Saturday, April 28, 2012

Mcluskey do Dallas is ten years old


Enough already with the maudlin shit. Last week at Record Store Day, I bought a copy of Mclusky Do Dallas (orange vinyl - so pretty) and it still sounds as vital and incredible as it did ten years ago. It is strange think that it is ten years old but at the time it was a sledge hammer revelation to me.

How so? Well, cast your mind to those heady days and we were having one of those "rock is dead," "no wait, it lives" moments. The saviours of rock in 2002 were the Strokes, the White Stripes, the Vines and Jet. It's always funny to me that saviours of rock n' roll always sound like retro rock and even though the Vines had those two singles that sounded like Nirvana, nothing by any of these bands sounded forward thinking or original as good as the White Stripes were (fun fact: I saw the Strokes support You Am I before they blew up - they were bad). On the flipside of the mainstream rock saviours you had Queens crushing it on the back of R and about to release Songs for the Deaf and Mclusky. Mclusky never got big but they should of but it's probably because their music doesn't aim to please or give a fuck about anything apart from being awesome.

For proof of that, the first single and song on the record is Lightsabre Cocksucking Blues which is essentially 1:51 punch to the face. It is a relentlessly abrasive, funny and fist pumping singalong. It then rolls in to No New Wave No Fun and Collagen Rock, all distorted bass and stringy guitars with screaming, profanity laden lyrics.  If all those other bands were mining the 60-70's to save rock n' roll, the most obvious touchstone for Mclusky was the Pixies but they weren't playing homage, they were setting fire to the sound they loved.

I remember reading at the time they were pissed off with all the Pixies comparisons but when you have that sound, that scream and Albini producing, they could hardly have been surprised.  Mclusky's not so secret weapon was that the music was serious, the delivery was impassioned but the lyrics didn't take any prisoners, was archly funny and at times, mean spirited. I think they knew they'd never make it on to the top 20 with songs such as Gareth Brown Says which starts:

All of your friends are cunts  
Your mother is a ball point pen thief 
Notoriety follows you  
Like beatings follow rain

Fame was never the intention.

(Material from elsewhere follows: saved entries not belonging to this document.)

@@ -137,25 +171,7 @@
             blk[lb.lane] = d;
             wave_sync();
             const int slot = act ? (dz * 4 + dy) * 4 + dx : 0;
-            const float4* q = blk + slot;
-            const float a0 = 1.0f - a, b0 = 1.0f - b, c0 = 1.0f - c;
-            const float ab00 = a0 * b0, ab10 = a * b0, ab01 = a0 * b, ab11 = a * b;
-            {
-                const float4 t0 = q[0], t1 = q[1], t2 = q[4], t3 = q[5];
-                const float w0 = ab00 * c0, w1 = ab10 * c0, w2 = ab01 * c0, w3 = ab11 * c0;
-#define VCT_ACC(ch) r.ch = w0 * t0.ch; r.ch = fmaf(w1, t1.ch, r.ch); r.ch = fmaf(w2, t2.ch, r.ch); r.ch = fmaf(w3, t3.ch, r.ch);
-                VCT_ACC(x) VCT_ACC(y) VCT_ACC(z) VCT_ACC(w)
-#undef VCT_ACC
-            }
-            __builtin_amdgcn_sched_barrier(0);
-            {
-                const float4 t4 = q[16], t5 = q[17], t6 = q[20], t7 = q[21];
-                wave_sync();
-                const float w4 = ab00 * c, w5 = ab10 * c, w6 = ab01 * c, w7 = ab11 * c;
-#define VCT_ACC(ch) r.ch = fmaf(w4, t4.ch, r.ch); r.ch = fmaf(w5, t5.ch, r.ch); r.ch = fmaf(w6, t6.ch, r.ch); r.ch = fmaf(w7, t7.ch, r.ch);
-                VCT_ACC(x) VCT_ACC(y) VCT_ACC(z) VCT_ACC(w)
-#undef VCT_ACC
-            }
+            r = gather_block(blk + slot, a, b, c);
         }
     } else {
       if (VCT_STATS) {
@@ -287,6 +303,83 @@
     return r;
 }
 
+template <bool WRAP, bool LOOSE, bool PRIO, int SLAB>
+__device__ __forceinline__ F4 sample_level_reuse(const uint32_t* __restrict__ chain, const VctLevelRef lv,
+                                                 float ux, float uy, float uz, bool act, unsigned long long am,
+                                                 float4* __restrict__ blk, const LaneBlock& lb, MarchStats& ms,
+                                                 BlockDesc& held) {
+    if (PRIO) __builtin_amdgcn_s_setprio(1);
+    const int m = lv.m;
+    const float fN = lv.fN;
+    const float u = fmaf(ux, fN, -0.5f), v = fmaf(uy, fN, -0.5f), w = fmaf(uz, fN, -0.5f);
+    const float fu = floorf(u), fv = floorf(v), fw = floorf(w);
+    const float a = u - fu, b = v - fv, c = w - fw;
+    const int i0 = (int)fu, j0 = (int)fv, k0 = (int)fw;
+    int mode = 0, at = 0;
+    if ((held.id & ~1u) == lv.off) {
+        const BlockDesc cd = held;
+        const int dx = i0 - cd.ax, dy = j0 - cd.ay, dz = k0 - cd.az;
+        const uint32_t far = max(max((uint32_t)dx, (uint32_t)dy), (uint32_t)dz);
+        const unsigned long long out = ballot64(far > 2u) & am;
+        if (VCT_STATS) {
+            const int src = ((am >> 27) & 1ull) ? 27 : (int)__ffsll((long long)am) - 1;
+            ++ms.reuse[SLAB][0];
+            if (out == 0ull) { ++ms.reuse[SLAB][1]; if (!(cd.id & 1u)) ++ms.reuse[SLAB][2]; }
+            if (__builtin_amdgcn_readlane(i0, src) - 1 == cd.ax && __builtin_amdgcn_readlane(j0, src) - 1 == cd.ay &&
+                __builtin_amdgcn_readlane(k0, src) - 1 == cd.az) ++ms.reuse[SLAB][3];
+        }
+        if (out == 0ull) {
+            if (PRIO) __builtin_amdgcn_s_setprio(0);
+            mode = 1 + (int)(cd.id & 1u);
+            at = (act ? (dz * 4 + dy) * 4 + dx : 0) + 64;
+        }
+    }
+    if (mode == 0) {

Mclusky operated outside the motives of the mainstream, they just produced vital music like a maniac jumping from a plane without a parachute or pants. The band imploded after their next album and the division is spiteful (watch this great video to see more). But Mclusky do Dallas is a glorious testament to a volatile rock band at their prime. To Hell with Good Intentions is a stone cold classic to this day (watch the band's glee at playing some cheesy pop show above) and while there are a couple of lesser tracks, this is a remarkably strong record with no filler. Of course, the glorious Future of the Left grew out of Mclusky and they are still producing fucking great records that peddle similar sounds but they're their own thing. Embrace Mclusky, we were lucky to have them for as long as we did.